The table for the first approach might look something like this:
Article Id | Language Id | Language Specific Article Text | Created By | Created Date
This works for situations where you can create different entries for a given article and you don't need to keep any data associated with these different entries in sync (such as an Updated timestamp).
The other approach is to have two separate tables, one for non-language specific text (id, created date, created user, updated date, etc) and another table containing the language specific text. So the tables might look something like this:
First Table: Article Id | Created By | Created Date | Updated By | Updated Date
Second Table: Article Id | Language Id | Language Specific Article Text
For me, the question comes down to updating the non-language dependent data. If you are updating that data then I would lean towards the second approach, otherwise I would go with the first approach as I view that as simpler (can't forget the KISS principle).

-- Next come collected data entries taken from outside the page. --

+template <int S, int EXT>
+__global__ __launch_bounds__(512, 1) void igemm_wgrad_small_kernel(const WgradParams p, const WgSmallPlan sp) {
+    constexpr int NTG = EXT * EXT, TR = EXT == 3 ? 3 : 4;
+    constexpr int OOB = (int)0x80000000;
+    constexpr int KQ = 10;
+    extern __shared__ __attribute__((aligned(16))) char smem[];
+    const unsigned lds0 = (unsigned)(unsigned long long)(__attribute__((address_space(3))) char*)smem;
+
+    const int tid = threadIdx.x, lane = tid & 63;
+    const int wave = __builtin_amdgcn_readfirstlane(tid >> 6);
+    const int hk = lane >> 5, cb = 16 * ((lane >> 4) & 1), sj = (lane & 15) >> 2, sq = lane & 3;
+    const int chb = (cb + 4 * sq) * 2;
+    const int p_lane = (8 * hk + sj) * 64 + chb;
+    const int cpanels = p.Cpad / 32, mpanels = p.Mpad / 32;
+    const int lhw = p.Lh * p.Lw, qi = sp.qslot >> 10;
+    const long qplane = (long)p.Qh * p.Qw * p.ld_q;
+    const int xcd = blockIdx.x & 7, slot0 = blockIdx.x >> 3;
+    const int nstages = p.N * sp.stages_per_sample;
+    const int pv = ((lane >> 2) * p.ld_p + (lane & 3) * 8) * 2;
+    int qv[KQ];
+#pragma unroll
+    for (int k = 0; k < KQ; ++k) {
+        const int pos = (wave + 8 * k) * 16 + (lane >> 2);
+        const int sy = (int)wg_udiv((unsigned)pos, sp.rcp_sw), sx = pos - sy * sp.sw;
+        const int iy = sy - p.pad_lo, ix = sx - p.pad_lo;
+        const bool ok = sy < sp.sh && (unsigned)iy < (unsigned)p.Qh && (unsigned)ix < (unsigned)p.Qw;
+        qv[k] = ok ? ((iy * p.Qw + ix) * p.ld_q + (lane & 3) * 8) * 2 : OOB;
+    }
+
+#pragma unroll 1
+    for (int k = slot0; k < sp.per_xcd; k += sp.slots) {
+        const int item = xcd * sp.per_xcd + k;
+        if (item >= sp.items) break;
+        const int grp = item % EXT, panel = item / EXT;
+        const int m0 = (sp.c_major ? panel % mpanels : panel / cpanels) * 32, c0 = (sp.c_major ? panel / mpanels : panel % cpanels) * 32;
+        const half_t* const qsrc = c0 >= p.csplit ? p.q2 : p.q;
+        const int cq = c0 >= p.csplit ? c0 - p.csplit : c0;
+
+        floatx16 acc[NTG];
+#pragma unroll
+        for (int i = 0; i < NTG; ++i)
+#pragma unroll
+            for (int j = 0; j < 16; ++j) acc[i][j] = 0.f;
+
+        auto issue = [&](int st, int buf) {
+            const int n = st / sp.stages_per_sample, z0 = (st - n * sp.stages_per_sample) * sp.nz;
+            const int nzc = min(sp.nz, p.Ld - z0), nvox = nzc * lhw, kg = (nvox + 15) >> 4;
+            const unsigned base = lds0 + buf * sp.stage_bytes;
+            const half_t* const porg = p.p + ((long)n * p.Ld + z0) * lhw * p.ld_p + m0;
+            for (int j = wave; j < kg; j += 8)
+                wg_dma16(wg_rsrc_n(porg + (long)j * 16 * p.ld_p, (unsigned)(nvox - 16 * j) * p.ld_p * 2), base + j * 1024, pv);
+            for (int zi = 0; zi < nzc; ++zi) {
+                const int iz = S * (z0 + zi) + grp - p.pad_lo;
+                const bool zin = (unsigned)iz < (unsigned)p.Qd;
+                const uint4v rq = wg_rsrc_n(qsrc + ((long)n * p.Qd + (zin ? iz : 0)) * qplane + cq, zin ? 0x7fffffffu : 0u);
+#pragma unroll
+                for (int k = 0; k < KQ; ++k)
+                    if (wave + 8 * k < qi) wg_dma16(rq, base + sp.pbytes + zi * sp.qslot + (wave + 8 * k) * 1024, qv[k]);
+            }
+        };
+
+        issue(0, 0);
+        wg_wait_all();
+        __syncthreads();
+        int rot = 0;
+#pragma unroll 1
+        for (int st = 0; st < nstages; ++st) {
+            const int buf = st & 1;
+            if (st + 1 < nstages) issue(st + 1, buf ^ 1);
+            const int zs = st % sp.stages_per_sample;
+            const int nvox = min(sp.nz, p.Ld - zs * sp.nz) * lhw, kg = (nvox + 15) >> 4;
+            const char* const pl = smem + buf * sp.stage_bytes;
+            const char* const ql = pl + sp.pbytes;
+            auto rd = [&](int g, half8& a, half8 (&b)[NTG]) {
+                int qa[2];
+#pragma unroll
+                for (int h = 0; h < 2; ++h) {
+                    const int v = min(16 * g + 8 * hk + sj + 4 * h, nvox - 1);
+                    const int z = (int)wg_udiv((unsigned)v, sp.rcp_lhw), rem = v - z * lhw;
+                    const int y = (int)wg_udiv((unsigned)rem, sp.rcp_lw), x = rem - y * p.Lw;
+                    qa[h] = z * sp.qslot + (S * y * sp.sw + S * x) * 64 + chb;
+                }
+                const half4 a0 = lds_tr16(pl + g * 1024 + p_lane), a1 = lds_tr16(pl + g * 1024 + 256 + p_lane);
+                a = half8{a0[0], a0[1], a0[2], a0[3], a1[0], a1[1], a1[2], a1[3]};
+#pragma unroll
+                for (int t = 0; t < NTG; ++t) {
+                    const int off = ((t / EXT) * sp.sw + t % EXT) * 64;
+                    const half4 b0 = lds_tr16(ql + qa[0] + off), b1 = lds_tr16(ql + qa[1] + off);
+                    b[t] = half8{b0[0], b0[1], b0[2], b0[3], b1[0], b1[1], b1[2], b1[3]};
+                }
+            };
+            auto mm = [&](const half8& a, const half8 (&b)[NTG]) {
+#pragma unroll
+                for (int t = 0; t < NTG; ++t) acc[t] = __builtin_amdgcn_mfma_f32_32x32x16_f16(a, b[t], acc[t], 0, 0, 0);
+            };
+#pragma unroll 1
+            for (int g = (wave - rot) & 7; g < kg; g += 8) {
+                half8 a, b[NTG];
+                rd(g, a, b);
+                mm(a, b);
+            }
+            rot = (rot + kg) & 7;
+            wg_wait_all();
+            __syncthreads();
+        }
+
+        float* const epi = reinterpret_cast<float*>(smem);
+        constexpr int NR = (NTG + TR - 1) / TR, EPT = TR * 2;
+        auto out_idx = [&](int r0, int i) {
+            const int e = i * 512 + tid, tt = e >> 10, el = e & 1023, r = el >> 6, le = el & 63;
+            const int m = m0 + 8 * (r >> 2) + 4 * (le >> 5) + (r & 3), c = c0 + (le & 31);
+            return (long)(grp * NTG + r0 + tt) * p.Mpad * p.Cpad + (long)m * p.Cpad + c;
+        };
+        float old[NR][EPT];
+#pragma unroll
+        for (int rd_ = 0; rd_ < NR; ++rd_)
+#pragma unroll
+            for (int i = 0; i < EPT; ++i)
+                if (rd_ * TR + (i >> 1) < NTG) old[rd_][i] = p.dwp[out_idx(rd_ * TR, i)];
+#pragma unroll
+        for (int rd_ = 0; rd_ < NR; ++rd_) {
+            const int r0 = rd_ * TR;
+#pragma unroll
+            for (int tt = 0; tt < TR; ++tt)
+                if (r0 + tt < NTG)
+#pragma unroll
+                    for (int r = 0; r < 16; ++r) epi[((tt * 8 + wave) * 16 + r) * 64 + lane] = acc[r0 + tt][r];
+            __syncthreads();
+#pragma unroll
+            for (int i = 0; i < EPT; ++i) {
+                if (r0 + (i >> 1) < NTG) {
+                    const int e = i * 512 + tid, tt = e >> 10, el = e & 1023;
+                    float sum = epi[tt * 8 * 1024 + el];
+#pragma unroll
+                    for (int w = 1; w < 8; ++w) sum += epi[(tt * 8 + w) * 1024 + el];
+                    p.dwp[out_idx(r0, i)] = old[rd_][i] + sum;
+                }
+            }
+            __syncthreads();
+        }
+    }
+}
+
 int launch_wgrad_s1_v5(hipStream_t s, WgradParams& p) {
     constexpr int TZ = 4, TY = 8, TX = 8;
     p.tiles_z = lnn_cdiv(p.Ld, TZ); p.tiles_y = lnn_cdiv(p.Lh, TY); p.tiles_x = lnn_cdiv(p.Lw, TX);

If you're just worried about the article content being translated, and do not need a fully integrated option, I have used google translation in the past and it works great on a smaller scale.
Wonderful question.
I solved this problem for the website I made (link in my profile) with a homemade Python 3 script that translates the general template on the fly and inserts a specific content page from a language requested (or guessed by Apache from Accept-Language).

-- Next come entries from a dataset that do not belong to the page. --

int mpcqp_create(const mpcqp_structure* st, const mpcqp_settings* s, int32_t batch, void* stream,
                 mpcqp_handle** out) {
  if (!st || !s || !out || batch <= 0) return set_error(MPCQP_E_INVALID, "invalid argument");
  *out = nullptr;
  if (st->m <= 0) return set_error(MPCQP_E_UNSUPPORTED, "problems without constraints (m == 0)");
  if (s->polish) return set_error(MPCQP_E_UNSUPPORTED, "polish is not implemented in this build");
  if (s->scaled_termination)
    return set_error(MPCQP_E_UNSUPPORTED, "scaled_termination is not implemented in this build");
  if (s->max_iter <= 0 || s->alpha <= 0 || s->alpha >= 2 || s->sigma <= 0 || s->rho <= 0 ||
      s->scaling < 0 || s->check_termination < 0 || s->eps_abs < 0 || s->eps_rel < 0)
    return set_error(MPCQP_E_INVALID, "invalid settings");
  mpcqp_handle* h = new mpcqp_handle();
  auto fail = [h](int code, std::string msg) { return mpcqp_destroy(h), set_error(code, msg); };
  h->set = *s;
  h->B = batch;
  h->stream = (hipStream_t)stream;
  if (!plan_for(st, h->plan)) return fail(MPCQP_E_UNSUPPORTED, h->plan.error);
  const Plan& pl = h->plan;
  h->block = 64 * pl.waves;

  const bool mreg = use_mreg(pl);
  DevImage img;
  std::string err;
  if (int rc = build_dev_image(pl, mreg, img, err)) return fail(rc, err);
  const bool carry = record_carry(pl, img);
  if (const char* e = diag_env("MPCQP_RECORD_PIPE"); e && strcmp(e, "carry") == 0 && !carry)
    return fail(MPCQP_E_UNSUPPORTED, "MPCQP_RECORD_PIPE=carry: this plan's record pipeline cannot be carried");
  h->kern = select_kernel(pl.n, pl.m, pl.paired, pl.waves == 2 ? (pl.split_steps ? 2 : 3) : 1,
                          pl.mat_first, pl.mv_global, mreg, carry);
  if (!h->kern) return fail(MPCQP_E_UNSUPPORTED, "problem dimensions exceed the instantiated kernels");
  if (!dev_alloc(h, h->d_blob, img.blob.size())) return fail(MPCQP_E_HIP, "hipMalloc(structure)");
  if (hipMemcpy(h->d_blob, img.blob.data(), img.blob.size(), hipMemcpyHostToDevice) != hipSuccess)
    return fail(MPCQP_E_HIP, "hipMemcpy(structure)");
  rebase(img, h->d_blob);
  h->dp = img.dp;

  int dev = 0, ncu = 0;
  if (hipGetDevice(&dev) != hipSuccess) return fail(MPCQP_E_HIP, "hipGetDevice");
  if (hipDeviceGetAttribute(&ncu, hipDeviceAttributeMultiprocessorCount, dev) != hipSuccess)
    return fail(MPCQP_E_HIP, "hipDeviceGetAttribute");
  const int inst_bytes = h->dp.inst_doubles * 8;
  const int lds_cap = 160 * 1024;
  const int lds_alloc = inst_bytes + std::max(0, diag_env_int("MPCQP_LDS_PAD", 0));
  if (lds_alloc > lds_cap) return fail(MPCQP_E_UNSUPPORTED, "instance image exceeds the LDS of a CU");
  if (hipFuncSetAttribute((const void*)h->kern, hipFuncAttributeMaxDynamicSharedMemorySize,
                          lds_cap) != hipSuccess)
    return fail(MPCQP_E_HIP, "hipFuncSetAttribute");
  hipFuncAttributes fa{};
  if (hipFuncGetAttributes(&fa, (const void*)h->kern) != hipSuccess)
    return fail(MPCQP_E_HIP, "hipFuncGetAttributes");
  h->kregs = fa.numRegs;
  h->kscratch = (int)fa.localSizeBytes;
  if (h->kregs > diag_env_int("MPCQP_REG_BUDGET", MPCQP_MAX_KERNEL_REGS) ||
      h->kscratch > MPCQP_MAX_KERNEL_SCRATCH)
    return fail(MPCQP_E_UNSUPPORTED,
                "solve kernel allocates " + std::to_string(h->kregs) + " registers / " +
                    std::to_string(h->kscratch) + " scratch bytes per lane: above the validated budget");
  int nb = 0;
  if (hipOccupancyMaxActiveBlocksPerMultiprocessor(&nb, (const void*)h->kern, h->block, lds_alloc) !=
          hipSuccess || nb <= 0)
    return fail(MPCQP_E_UNSUPPORTED, "kernel does not fit on a CU (LDS/VGPR)");
  h->per_cu = nb;
  h->waves_per_cu = nb * pl.waves;
  h->lds_bytes = lds_alloc;
  h->grid = std::min(batch, nb * ncu);

  const size_t Bz = (size_t)batch, D = sizeof(double), I = sizeof(int32_t);
  const size_t nP = (size_t)std::max(1, pl.nnzP), nA = (size_t)std::max(1, pl.nnzA);
  const bool ok = dev_alloc(h, h->Px, D * nP) && dev_alloc(h, h->q, D * pl.n) &&
                  dev_alloc(h, h->Ax, D * Bz * nA) && dev_alloc(h, h->l, D * Bz * pl.m) &&
                  dev_alloc(h, h->u, D * Bz * pl.m) && dev_alloc(h, h->xs, D * Bz * pl.n) &&
                  dev_alloc(h, h->zs, D * Bz * pl.m) && dev_alloc(h, h->ys, D * Bz * pl.m) &&
                  dev_alloc(h, h->Ecls, D * Bz * pl.m) && dev_alloc(h, h->Pw, 2 * D * Bz * nP) &&
                  dev_alloc(h, h->qw, 2 * D * Bz * pl.n) && dev_alloc(h, h->dsel, I * Bz) &&
                  dev_alloc(h, h->pend, I * Bz) && dev_alloc(h, h->rho, D * Bz) &&
                  dev_alloc(h, h->has_state, I * Bz) &&
                  dev_alloc(h, h->scratch, D * (size_t)h->grid * slab_doubles(pl.n, pl.m, pl.mv_slab)) &&
                  dev_alloc(h, h->counter, 64);
  if (!ok) return fail(MPCQP_E_HIP, "hipMalloc(batch buffers)");
  if (hipMemset(h->has_state, 0, I * Bz) != hipSuccess || hipMemsetD32(h->dsel, -2, Bz) != hipSuccess ||
      hipMemset(h->pend, 0, I * Bz) != hipSuccess)
    return fail(MPCQP_E_HIP, "hipMemset");
  *out = h;
  return 0;
}

int mpcqp_destroy(mpcqp_handle* h) {
  if (!h) return 0;
  for (void* p : h->owned) (void)hipFree(p);
  delete h;
  return 0;
}

static hipError_t bcast_rows(mpcqp_handle* h, double* dst, const double* src, int cnt) {
  return launch_1d(h, bcast_rows_kernel, (size_t)h->B * cnt, dst, src, h->B, cnt);
}

static int batched_rows(mpcqp_handle* h) {
  const size_t B = (size_t)h->B;
  if ((!h->PxB && !dev_alloc(h, h->PxB, sizeof(double) * B * std::max(1, h->plan.nnzP))) ||
      (!h->qB && !dev_alloc(h, h->qB, sizeof(double) * B * h->plan.n)))
    return set_error(MPCQP_E_HIP, "hipMalloc(per-instance cost rows)");
  return 0;
}
static int promote(mpcqp_handle* h) {
  if (h->batched) return 0;
  if (int rc = batched_rows(h)) return rc;
  HIPCHK(bcast_rows(h, h->PxB, h->Px, h->plan.nnzP));
  HIPCHK(bcast_rows(h, h->qB, h->q, h->plan.n));
  h->batched = true;
  return 0;
}

static int set_data(mpcqp_handle* h, bool batched, const double* Px, const double* q,
                    const double* Ax, const double* l, const double* u) {
  if (int rc = guard(h, Px && q && Ax && l && u)) return rc;
  if (int rc = batched ? batched_rows(h) : 0) return rc;
  const Plan& pl = h->plan;
  const size_t B = (size_t)h->B, rows = batched ? B : 1;
  const SetupRows to = setup_rows(h, batched);
  HIPCHK(copy_rows(h, to.Px, Px, rows * pl.nnzP));
  HIPCHK(copy_rows(h, to.q, q, rows * pl.n));
  HIPCHK(copy_rows(h, h->Ax, Ax, B * pl.nnzA));
  HIPCHK(copy_rows(h, h->l, l, B * pl.m));
  HIPCHK(copy_rows(h, h->u, u, B * pl.m));
  HIPCHK(hipMemsetAsync(h->has_state, 0, sizeof(int32_t) * B, h->stream));
  HIPCHK(hipMemsetD32Async(h->dsel, -2, B, h->stream));
  HIPCHK(hipMemsetAsync(h->pend, 0, sizeof(int32_t) * B, h->stream));
  h->has_data = true;
  h->batched = batched;
  return 0;
}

It was fun since I got to learn Python and write my own mini-library for creating content pages. One downside was that our hosting didn't have Python 3, but I made my script generate static HTML (the original one was examining User-agent) and then upload it to server. That works so far and making a new language version of the site is now a breeze :)
The biggest downside of this method is that it is time-consuming to write things from scratch. So if you want, drop me line and I'll help you use my script :)
As for the URL format, I use site.com/content/example.fr since this allows Apache to perform language negotiation in case somebody asks for /content/example and has a browser tell that it likes French language. When you do this Apache also adds .html or whatever as a bonus.
So when a request is for example and I have files
example.fr
example.en
example.vi
Apache will automatically proceed with example.vi for a person with Vietnamese-configured browser or example.en for a person with German-configured browser. Pretty useful.